La nouvelle année commence très bien. En nous apercevant jouer aux raquettes sur la plage presque déserte, une Chinoise s’approche timidement et demande la permission de m’affronter. Chantal lui donne volontiers la sienne. Après quelques échanges mal assurés, la partie devient vite acharnée. La jeune fille court dans tous les sens et n’hésite pas à faire le grand écart pour rattraper la balle. Au bout de quinze minutes de ce haut régime, je demande grâce ! Je suis flapi et la Shanghaïenne sympa repart ravie s’asseoir près de sa copine.
La tempête Pabukfait des siennes ; annoncée par tous les médias locaux et étrangers, elle ignore complètement la région de Koh Lanta. Pourtant, toutes les liaisons maritimes avec le continent ont été fermées. Impossible de quitter l’ile ou de venir ! Je n’avais jamais vu un ouragan si faible ! Je pense sincèrement qu’il s’agissait d’un coup médiatique. Après la catastrophe de l’été dernier, la Thaïlande a besoin de redorer son image et en pleines vacances le moment était franchement opportun. Cela a tout de même fait paniquer notre Québécois qui a vainement cherché en urgence une chambre au troisième étage d’un hôtel éloigné de la mer pour éviter le tsunami que son application téléchargée hier et suivant en temps réel la prétendue tempête lui avait prédit. Trop drôle !…
Nous sommes en train de nous reposer à la guesthouse lorsque les voix de Sylvie et Michel résonnent dans la cour ! Avec l’annonce de la mauvaise météo, ils étaient bloqués sur l’ile Koh Yao Noi au large de Krabi et ne savaient s’ils pourraient se déplacer aujourd’hui comme prévu. Pabuks’est dégonflé et, après une matinée de transport, les voilà avec nous, contents de retrouver le soleil qui les avait fuis depuis leur arrivée en Thaïlande ! Nous avions passé, ici même, trois semaines ensemble l’année dernière. Nous fêtons leur arrivée à l’apéro avant de nous rendre au restaurant où Baifern les attend avec une certaine impatience ; nous l’avions prévenue de leur venue…
Comme chaque fois que nous séjournons à Koh Lanta, nous prenons de temps en temps une moto à la journée pour casser un peu la routine. Pour notre première location au bout de trois semaines, nous sommes allés, en deux heures et quart de trajet, prolonger nos visas d’un mois au bureau de l’immigration de Krabi. Nous étions assez inquiets, mais l’opération s’est déroulée en moins de vingt minutes.

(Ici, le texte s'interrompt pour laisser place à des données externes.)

__device__ bool runwin_advance(const GlbSrc& s, RunWin& R, uint32_t l0, uint32_t lend, uint32_t* err) {
  if (R.bw == 0) {
    R.n = 1;
    R.start[0] = 0;
    R.arg[0] = 0;
    R.covered = 0xFFFFFFFFu;
    R.start[1] = R.covered;
    return true;
  }
  uint32_t k = R.n;
  while (k > 0 && R.start[k - 1] > l0) k--;
  if (k > 1) {
    for (uint32_t i = k - 1; i < R.n; i++) {
      R.start[i - (k - 1)] = R.start[i];
      R.arg[i - (k - 1)] = R.arg[i];
    }
    R.n -= k - 1;
  }
  while (R.covered < lend) {
    if (R.n >= 66) { put_err(err, ST_NYI); return false; }
    uint32_t h = 0, sft = 0;
    for (;;) {
      if (R.p >= R.end || sft > 28) { put_err(err, ST_OUT_OF_SPEC); return false; }
      const uint32_t c = s.u8(R.p++);
      h |= (c & 0x7Fu) << sft;
      if (!(c & 0x80)) break;
      sft += 7;
    }
    uint32_t cnt, arg;
    if (h & 1) {
      const uint64_t want = (uint64_t)(h >> 1) * R.bw;
      const uint32_t have = (uint32_t)min<uint64_t>(want, R.end - R.p);
      cnt = (uint32_t)min<uint64_t>((uint64_t)(h >> 1) * 8, (uint64_t)have * 8 / max(R.bw, 1u));
      arg = 0x80000000u | R.p;
      R.p += have;
    } else {
      const uint32_t vb = (R.bw + 7) / 8;
      if (R.p + vb > R.end) { put_err(err, ST_OUT_OF_SPEC); return false; }
      arg = 0;
      for (uint32_t b = 0; b < vb; b++) arg |= s.u8(R.p + b) << (8 * b);
      R.p += vb;
      cnt = h >> 1;
    }
    if (cnt == 0) continue;
    R.start[R.n] = R.covered;
    R.arg[R.n] = arg;
    R.n++;
    R.covered += cnt;
  }
  R.start[R.n] = R.covered;
  return true;
}

__device__ __forceinline__ uint32_t runwin_at(const GlbSrc& s, const RunWin& R, uint32_t i) {
  uint32_t lo = 0, hi = R.n;
  while (hi - lo > 1) {
    const uint32_t mid = (lo + hi) >> 1;
    if (R.start[mid] <= i) lo = mid; else hi = mid;
  }
  const uint32_t a = R.arg[lo];
  if (!(a & 0x80000000u)) return a;
  const uint32_t bit = (i - R.start[lo]) * R.bw;
  return (s.u32((a & 0x7FFFFFFFu) + (bit >> 3)) >> (bit & 7)) & ((1u << R.bw) - 1);
}

struct NestWave {
  RunWin rep, def;
  uint32_t err, rows, vpos;
};

__device__ __forceinline__ uint64_t compress64(uint64_t v, uint64_t m) {
  const uint32_t lo = compress32((uint32_t)v, (uint32_t)m), hi = compress32((uint32_t)(v >> 32), (uint32_t)(m >> 32));
  return (uint64_t)lo | ((uint64_t)hi << __popc((uint32_t)m));
}

__device__ __forceinline__ void put_bits64(uint32_t* bm, uint64_t pos, uint64_t v, uint32_t n) {
  const uint32_t lane = threadIdx.x & 63;
  if (!n || !v || lane > 2) return;
  const uint32_t sh = (uint32_t)(pos & 31);
  const uint64_t w0 = pos >> 5;
  const uint32_t word = lane == 0 ? (uint32_t)(v << sh)
                      : lane == 1 ? (uint32_t)(sh ? (v >> (32 - sh)) : (v >> 32))
                                  : (uint32_t)(sh ? (v >> (64 - sh)) : 0u);
  if (word) atomicOr(&bm[w0 + lane], word);
}

template <bool WRITE>
__global__ __launch_bounds__(NT) void k_nest_walk(NestArgs a) {
  __shared__ NestWave waves[NW];
  const uint32_t lane = threadIdx.x & 63, D = a.depth;
  NestWave& w = waves[threadIdx.x >> 6];
  uint32_t cum_sum[kMaxNest + 2], cum_rep[kMaxNest + 2];
  cum_sum[0] = cum_rep[0] = 0;
  for (uint32_t d = 0; d <= D; d++) {
    const uint32_t nl = (a.nullable >> d) & 1, rp = (d < D && !((a.smask >> d) & 1)) ? 1u : 0u;
    cum_sum[d + 1] = cum_sum[d] + nl + rp;
    cum_rep[d + 1] = cum_rep[d] + rp;
  }
  const uint64_t below = lane ? (~0ull >> (64 - lane)) : 0ull;
  for (uint32_t page = blockIdx.x * NW + (threadIdx.x >> 6); page < a.n_pages; page += gridDim.x * NW) {
    const PageDesc pd = a.pages[page];
    const GlbSrc s{a.chunk + pd.byte_off};
    const uint32_t L = pd.num_values;
    if (lane == 0) {
      w.err = 0;
      const uint32_t len = pd.byte_len;
      if (len < 12) {
        w.err = ST_IO;
      } else {
        const uint32_t rows = s.u32(0), rl = s.u32(4), dl = s.u32(8);
        if ((uint64_t)12 + rl + dl > len) {
          w.err = ST_IO;
        } else {
          w.rows = rows;
          w.vpos = 12 + rl + dl;
          w.rep = RunWin{0, 12, 12 + rl, 0, 32u - __clz(cum_rep[D + 1])};
          w.def = RunWin{0, 12 + rl, 12 + rl + dl, 0, 32u - __clz(cum_sum[D + 1])};
          if (L > 0 && rows == 0) w.err = ST_OUT_OF_SPEC;
        }
      }
    }
    wave_sync();
    uint64_t carry[kMaxNest + 1] = {0, 0, 0, 0, 0}, base[kMaxNest + 1] = {0, 0, 0, 0, 0};
    if (WRITE)
      for (uint32_t d = 0; d <= D; d++) base[d] = a.bases[(uint64_t)page * (D + 1) + d];
    uint32_t rows_seen = 0;
    const uint32_t rows = w.rows;
    if (!w.err) {
      for (uint32_t l0 = 0; l0 < L; l0 += 64) {
// ... 107 lines not shown
  const uint32_t lds = L.lds_bytes ? std::min(L.lds_bytes, kDeferredLds) : kDeferredLds;
  sbk::BinArgs a{L.chunk, L.pages, L.n_pages, L.nullable, L.sizes, L.bases, L.total, L.out_offsets, L.out_values,
                 L.values_cap, L.out_validity, L.status, lds, L.jobs, L.job_count, L.scratch, L.lds_need, L.cls,
                 L.region, L.rneed, L.lb, L.checked};
  hipStream_t st = (hipStream_t)stream;
  const dim3 block(sbk::NT);
  const dim3 grid(std::max<uint32_t>(1, L.staged_grid));
  const dim3 cgrid((L.n_pages + sbk::NT - 1) / sbk::NT);
  const dim3 lgrid(std::min<uint32_t>(L.n_pages, 65535u));
  const dim3 bgrid(std::max<uint32_t>(1, std::min<uint32_t>(L.n_big, 1024u)));
  ensure_lds_attr(sbk::k_bin_size<4, true>, (int)kDeferredLds);
  ensure_lds_attr(sbk::k_bin_size<8, true>, (int)kDeferredLds);
  ensure_lds_attr(sbk::k_bin_decode<4, true>, (int)kDeferredLds);
  ensure_lds_attr(sbk::k_bin_decode<8, true>, (int)kDeferredLds);
  ensure_lds_attr(sbk::k_bin_fused<4, true>, (int)kDeferredLds);
  ensure_lds_attr(sbk::k_bin_fused<8, true>, (int)kDeferredLds);
  ensure_lds_attr(sbk::k_bin_size<4, false>, (int)kDeferredLds);
  ensure_lds_attr(sbk::k_bin_size<8, false>, (int)kDeferredLds);
  ensure_lds_attr(sbk::k_bin_decode<4, false>, (int)kDeferredLds);
  ensure_lds_attr(sbk::k_bin_decode<8, false>, (int)kDeferredLds);
  ensure_lds_attr(sbk::k_bin_fused<4, false>, (int)kDeferredLds);
  ensure_lds_attr(sbk::k_bin_fused<8, false>, (int)kDeferredLds);
  const bool z = L.zstd != 0;
  if (stage == 2) {
    if (offset_width == 8) hipLaunchKernelGGL(sbk::k_bin_probe<8>, cgrid, block, 0, st, a);
    else hipLaunchKernelGGL(sbk::k_bin_probe<4>, cgrid, block, 0, st, a);
  } else if (stage == 0) {
    if (hipMemsetAsync(L.cls + 4 * (size_t)L.n_pages, 0, 3 * sizeof(uint32_t), st) != hipSuccess) return -1;
    if (offset_width == 8) {
      hipLaunchKernelGGL(sbk::k_bin_light<8>, cgrid, block, 0, st, a);
      if (z) hipLaunchKernelGGL((sbk::k_bin_size<8, true>), grid, block, lds, st, a);
      else hipLaunchKernelGGL((sbk::k_bin_size<8, false>), grid, block, lds, st, a);
      if (L.n_big) hipLaunchKernelGGL((sbk::k_bin_big<8, 0>), bgrid, block, sbk::kBigLds, st, a);
    } else {
      hipLaunchKernelGGL(sbk::k_bin_light<4>, cgrid, block, 0, st, a);
      if (z) hipLaunchKernelGGL((sbk::k_bin_size<4, true>), grid, block, lds, st, a);
      else hipLaunchKernelGGL((sbk::k_bin_size<4, false>), grid, block, lds, st, a);
      if (L.n_big) hipLaunchKernelGGL((sbk::k_bin_big<4, 0>), bgrid, block, sbk::kBigLds, st, a);
    }
    hipLaunchKernelGGL(sbk::k_bin_scan, dim3(1), block, 0, st, a);
  } else if (stage == 3) {
    if (hipMemsetAsync(L.lb, 0, (L.n_pages + 1) * sizeof(uint64_t), st) != hipSuccess) return -1;
    if (offset_width == 8) {
      if (z) hipLaunchKernelGGL((sbk::k_bin_fused<8, true>), grid, block, lds, st, a);
      else hipLaunchKernelGGL((sbk::k_bin_fused<8, false>), grid, block, lds, st, a);
    } else {
      if (z) hipLaunchKernelGGL((sbk::k_bin_fused<4, true>), grid, block, lds, st, a);
      else hipLaunchKernelGGL((sbk::k_bin_fused<4, false>), grid, block, lds, st, a);
    }
  } else {
    if (offset_width == 8) {
      if (z) hipLaunchKernelGGL((sbk::k_bin_decode<8, true>), grid, block, lds, st, a);
      else hipLaunchKernelGGL((sbk::k_bin_decode<8, false>), grid, block, lds, st, a);
      if (L.n_big) hipLaunchKernelGGL((sbk::k_bin_big<8, 1>), bgrid, block, sbk::kBigLds, st, a);
      hipLaunchKernelGGL(sbk::k_bin_light_out<8>, lgrid, block, 0, st, a);
    } else {
      if (z) hipLaunchKernelGGL((sbk::k_bin_decode<4, true>), grid, block, lds, st, a);
      else hipLaunchKernelGGL((sbk::k_bin_decode<4, false>), grid, block, lds, st, a);
      if (L.n_big) hipLaunchKernelGGL((sbk::k_bin_big<4, 1>), bgrid, block, sbk::kBigLds, st, a);
      hipLaunchKernelGGL(sbk::k_bin_light_out<4>, lgrid, block, 0, st, a);
    }
  }
  return hipGetLastError() == hipSuccess ? 0 : -1;
}
int launch_utf8_check(int offset_width, const Utf8Launch& a, void* stream) {
  if (a.n_rows == 0 || a.n_pages == 0) return 0;
  hipStream_t st = (hipStream_t)stream;
  const uint64_t chunks = (a.len + 15) / 16;
  if (chunks && a.ascii) {
    const dim3 g(std::min<uint32_t>(a.n_pages, 65535u));
    if ((uintptr_t)a.values % 16) hipLaunchKernelGGL(sbk::k_utf8_pages<false>, g, dim3(sbk::NT), 0, st, a);
    else hipLaunchKernelGGL(sbk::k_utf8_pages<true>, g, dim3(sbk::NT), 0, st, a);
  } else if (chunks) {
    const dim3 g((uint32_t)std::max<uint64_t>(1, std::min<uint64_t>((chunks + sbk::NT - 1) / sbk::NT, 8192)));
    if ((uintptr_t)a.values % 16) hipLaunchKernelGGL(sbk::k_utf8_bytes<false>, g, dim3(sbk::NT), 0, st, a);
    else hipLaunchKernelGGL(sbk::k_utf8_bytes<true>, g, dim3(sbk::NT), 0, st, a);
  }
  const dim3 g((uint32_t)std::min<uint64_t>((a.n_rows + sbk::NT) / sbk::NT, 8192));
  if (offset_width == 8) hipLaunchKernelGGL(sbk::k_utf8_bounds<8>, g, dim3(sbk::NT), 0, st, a);
  else hipLaunchKernelGGL(sbk::k_utf8_bounds<4>, g, dim3(sbk::NT), 0, st, a);
  return hipGetLastError() == hipSuccess ? 0 : -1;
}
}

Ouf ! Ressortis à 9 h 30, nous en avons profité pour aller manger une soupe aux nouilles chez les petites dames que nous connaissons bien et faire le plein de cacahuètes sur le marché avant de revenir à Koh Lanta. Aujourd’hui, nous prenons la direction du village de Old Town sur la côte Est. Là-bas, les changements s’accélèrent. De nouvelles constructions, des hôtels et des restaurants, ont vu le jour depuis l’année dernière. La vitesse à laquelle se déroulent les travaux nous impressionne vraiment plus ici qu’en Malaisie ! Nous dégustons un shake à la banane et à la mangue avant de poursuivre jusqu’à la pointe sud où nous arrêtons nous reposer un moment sur les transats d’un bel hôtel. De plage en plage, nous revenons tranquillement vers Saladan. Dans une crique, je m’apprête à photographier des pêcheurs travaillant sur leurs casiers, lorsque mon appareil se referme automatiquement sans que j’aie pu déclencher. Plus de batterie ! Et j’ai bêtement oublié de prendre la seconde ! Un débutant ! À ma décharge, c’est la première fois que je sors mon Sony depuis notre arrivée. Je n’ai plus l’habitude… Mauvaise foi, moi ?!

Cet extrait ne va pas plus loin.